Ken Dalgleish
- Birth name: Kenneth James Dalgleish
- Date of birth: 7 June 1931
- Place of birth: Myanmar
- Date of death: 7 April 1974 (aged 42)
- Place of death: Texas, United States
- University: Cambridge University

Rugby union career
- Position(s): Wing

Amateur team(s)
- Years: Team / Apps / (Points)
- -: Edinburgh Wanderers /  / ()
- –: Cambridge University /  / ()
- –: Panmure /  / ()

Provincial / State sides
- Years: Team / Apps / (Points)
- -: Edinburgh District /  / ()

International career
- Years: Team / Apps / (Points)
- 1951-53: Scotland / 4 / (0)

= Ken Dalgleish =

Scotland international rugby union player

Ken Dalgleish (7 June 1931 – 7 April 1974) was a Scotland international rugby union footballer, who played as a Wing.

==Rugby career==

===Amateur career===

Dalgleish played for Edinburgh Wanderers. He also played rugby for Cambridge University.
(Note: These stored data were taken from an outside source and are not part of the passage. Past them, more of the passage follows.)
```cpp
extern "C" int sp1hip_zerocheck_plan_eval(const uint32_t* program, uint32_t n_instr, uint32_t main_width, uint32_t prep_width,
                                          const uint32_t* main_row, const uint32_t* prep_row, const uint32_t* publics,
                                          uint32_t n_publics, int form, uint32_t* out_values, uint32_t n_constraints,
                                          uint32_t* out_stats) {
    SP1HIP_REQUIRE(program || n_instr == 0, "null program");
    SP1HIP_REQUIRE(out_values || n_constraints == 0, "null output");
    SP1HIP_REQUIRE(form >= 0 && form <= 3, "form: 0 whole program, 1 chunks, 2 undivided, 3 fine");
    uint32_t asserts = 0;
    for (uint32_t k = 0; k < n_instr; k++) {
        const uint32_t op = program[3 * k], a = program[3 * k + 1];
        SP1HIP_REQUIRE(op <= ZC_ASSERT_ZERO || op == ZC_HINT, "bad opcode in constraint program");
        if (op == ZC_ASSERT_ZERO) asserts++;
        if (op == ZC_LOAD_MAIN) SP1HIP_REQUIRE(a < main_width && main_row, "main column out of range");
        if (op == ZC_LOAD_PREP) SP1HIP_REQUIRE(a < prep_width && prep_row, "preprocessed column out of range");
        if (op == ZC_PUBLIC) SP1HIP_REQUIRE(a < n_publics && publics, "public value index out of range");
    }
    SP1HIP_REQUIRE(asserts == n_constraints, "n_constraints does not match the program");
    std::shared_ptr<const ZcPlan> plan;
    SP1HIP_TRY(zc_get_plan(program, n_instr, main_width, prep_width, -1, &plan));
    std::vector<uint32_t> seen(n_constraints, 0);
    auto on_assert = [&](uint32_t idx, uint32_t v) { if (idx < n_constraints) { out_values[idx] = v; seen[idx]++; } };
    uint32_t words = 0, pieces = 0, regs = 0;
    if (form == 0) {
        eval_words_row(plan->prog.data(), plan->prog.size() / 4, plan->n_regs, main_row, prep_row, publics, on_assert);
        words = (uint32_t)(plan->prog.size() / 4); pieces = 1; regs = plan->n_regs;
    } else {
        const std::vector<Chunk>& cks = form == 1 ? plan->chunks : form == 2 ? plan->mono : plan->fine;
        for (const Chunk& ck : cks) {
            eval_words_row(ck.prog.data(), ck.prog.size() / 4, ck.n_regs, main_row, prep_row, publics, on_assert);
            words += (uint32_t)(ck.prog.size() / 4); pieces++; regs = std::max(regs, ck.n_regs);
        }
    }
    if (form != 0) {
        for (const ZcMacro& m : plan->macros) {
            macro_eval_row(m, plan->polys, main_row, [&](uint32_t j, uint32_t v) { on_assert(m.first_constraint + j, v); });
            pieces += m.n_pieces();
        }
    }
    for (uint32_t k = 0; k < n_constraints; k++) SP1HIP_REQUIRE(seen[k] == 1, "a constraint was not evaluated exactly once");
    if (out_stats) { out_stats[0] = words; out_stats[1] = pieces; out_stats[2] = regs; }
    return SP1HIP_SUCCESS;
}

extern "C" int sp1hip_zerocheck_poly_check(const uint32_t* program, uint32_t n_instr, uint32_t main_width, uint32_t prep_width,
                                           const uint32_t* main_row, sp1hip_ext_t alpha_c, sp1hip_ext_t* out_collapsed,
                                           sp1hip_ext_t* out_direct, uint32_t* n_identities) {
    SP1HIP_REQUIRE(program && main_row && out_collapsed && out_direct && n_identities, "null argument");
    for (uint32_t k = 0; k < n_instr; k++) SP1HIP_REQUIRE(program[3 * k] <= ZC_ASSERT_ZERO || program[3 * k] == ZC_HINT, "bad opcode in constraint program");
    std::shared_ptr<const ZcPlan> plan;
    SP1HIP_TRY(zc_get_plan(program, n_instr, main_width, prep_width, -1, &plan));
    const Ext alpha{{alpha_c.c[0], alpha_c.c[1], alpha_c.c[2], alpha_c.c[3]}};
    SP1HIP_REQUIRE(!kb::ext_eq(alpha, kb::ext_zero()), "the batching challenge is zero");
    const uint32_t n_c = asserts_total(program, n_instr);
    std::vector<Ext> pows(n_c);
    { Ext cur = kb::ext_one(); for (uint32_t k = n_c; k-- > 0;) { pows[k] = cur; cur = cur * alpha; } }
    const Ext rho = kb::ext_inv(alpha);
    Ext collapsed = kb::ext_zero(), direct = kb::ext_zero();
    std::vector<kb::Ext> scratch[2];
    uint32_t count = 0;
    for (const ZcMacro& m : plan->macros) {
        if (m.kind != ZC_HINT_POLY) continue;
        count++;
        const ZcPoly& pl = plan->polys[m.aux0];
        std::vector<uint32_t> tb;
        zc_poly_table(pl, plan->poly_segs[m.aux0], pows.data() + m.first_constraint, rho, &tb, scratch);
        size_t off = ZC_POLY_HDR;
        auto form = [&](uint32_t n, bool with_const) -> Ext {
            Ext f = kb::ext_zero();
            if (with_const) { f = Ext{{tb[off + 4], tb[off + 5], tb[off + 6], tb[off + 7]}}; off += ZC_POLY_ENTRY; }
            for (uint32_t k = 0; k < n; k++, off += ZC_POLY_ENTRY) f = f + kb::ext_mul_base(Ext{{tb[off + 4], tb[off + 5], tb[off + 6], tb[off + 7]}}, main_row[tb[off]]);
            return f;
        };
        Ext v = kb::ext_zero();
        for (uint32_t t = 0; t < tb[0]; t++) {
            Ext p = form(tb[4 + 3 * t], true) * form(tb[5 + 3 * t], true);
            if (tb[6 + 3 * t] != ZC_POLY_NONE) p = p * form(tb[6 + 3 * t], true);
            v = v + p;
// ... 11 lines not shown
```

### sp1_amd/csrc/zc_compile.hpp

```cpp
#pragma once
#include <memory>
#include <vector>

#include "common.hpp"
#include "zc_device.hpp"
#include "zc_poseidon2.hpp"
#include "zc_keccak.hpp"
#include "zc_mul.hpp"
#include "zc_poly.hpp"

namespace sp1hip {

using Ext = kb::Ext;
static inline Ext operator+(const Ext& a, const Ext& b) { return kb::ext_add(a, b); }
static inline Ext operator-(const Ext& a, const Ext& b) { return kb::ext_sub(a, b); }
static inline Ext operator*(const Ext& a, const Ext& b) { return kb::ext_mul(a, b); }

struct ZcMacro {
    uint32_t kind, base_col, first_constraint, aux0 = 0, aux1 = 0;
    uint32_t n_c = 0;
    uint32_t n_constraints() const { return kind == ZC_HINT_POLY ? n_c : kind == ZC_HINT_POSEIDON2 ? ZC_P2_CONSTRAINTS : kind == ZC_HINT_KECCAK ? ZC_KK_CONSTRAINTS : kind == ZC_HINT_MUL ? ZC_MUL_CONSTRAINTS : kind == ZC_HINT_SEPTIC_CURVE ? 7u : 14u; }
    uint32_t n_pieces() const { return kind == ZC_HINT_POLY ? 1u : kind == ZC_HINT_POSEIDON2 ? ZC_P2_PIECES : kind == ZC_HINT_KECCAK ? ZC_KK_PIECES : kind == ZC_HINT_MUL ? ZC_MUL_PIECES : kind == ZC_HINT_SEPTIC_CURVE ? 2u : 4u; }
    uint32_t n_host_pieces() const { return kind == ZC_HINT_SEPTIC_CURVE ? 1u : kind == ZC_HINT_SEPTIC_SUM ? 2u : n_pieces(); }
    void owned(uint32_t* lo, uint32_t* n) const {
        if (kind == ZC_HINT_POLY) { *lo = 0; *n = 0; }
        else if (kind == ZC_HINT_POSEIDON2) { *lo = base_col; *n = ZC_P2_COLUMNS; }
        else if (kind == ZC_HINT_KECCAK) { *lo = base_col; *n = ZC_KK_COLUMNS; }
        else if (kind == ZC_HINT_MUL) { *lo = base_col + MUL_CARRY; *n = ZC_MUL_OWNED; }
        else if (kind == ZC_HINT_SEPTIC_CURVE) { *lo = base_col; *n = 14; }
        else { *lo = aux0; *n = 28; }
    }
};

struct Chunk {
    std::vector<uint32_t> prog;
    uint32_t n_regs = 1, alpha_off = 0;
};

struct ZcPlan {
    uint32_t n_instr = 0, main_w = 0, prep_w = 0;
    bool macros_enabled = true;
    bool mul_enabled = true;
    std::vector<uint32_t> source;
    std::vector<uint32_t> prog;
    uint32_t n_regs = 1;
    std::vector<Chunk> chunks, mono, fine;
    std::vector<uint32_t> sched;
    std::vector<ZcMacro> macros;
    std::vector<ZcPoly> polys;
    std::vector<std::vector<ZcPolySeg>> poly_segs;
};

constexpr uint32_t ZC_FINE_LIMIT = 32, ZC_FINE_MAX_TERMS = 64;

int zc_get_plan(const uint32_t* program, uint32_t n_instr, uint32_t main_width, uint32_t prep_width, int chip_index,
                std::shared_ptr<const ZcPlan>* out, uint64_t rows = ~0ull);

Ext zc_eval_zero_row(const ZcPlan& plan, const Ext* alpha_pows, const uint32_t* publics);

}
```

### sp1_amd/csrc/zerocheck.hip

```cpp
#include <algorithm>
#include <array>
#include <chrono>
#include <cstring>
#include <memory>
#include <vector>

#include "zc_compile.hpp"
#include "zc_kernels.hpp"

namespace sp1hip {

constexpr uint32_t ZC_MONO_MIN_TERMS = 1024;
constexpr uint32_t ZC_FORK_MAX_BLOCKS = 1u << 30;
constexpr uint32_t ZC_MAX_PAIRS = 131072;
constexpr uint32_t ZC_SMALL_ROUND_WGS = 16384;
constexpr int ZC_FORK_STREAMS = 3, ZC_N_FORK = 2;

static Ext ext_c(uint32_t canonical) { return kb::ext_from_base(kb::to_monty(canonical)); }
using UniPoly = std::vector<Ext>;
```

He was to later play for Panmure.

===Provincial career===

Dalgleish played for Edinburgh District in the Scottish Inter-District Championship. He played against North and Midlands and South in the 1954-55 championship.

He played against South the following season.

===International career===

He was capped for 4 times between 1951 and 1953, all 4 caps in Five Nations matches.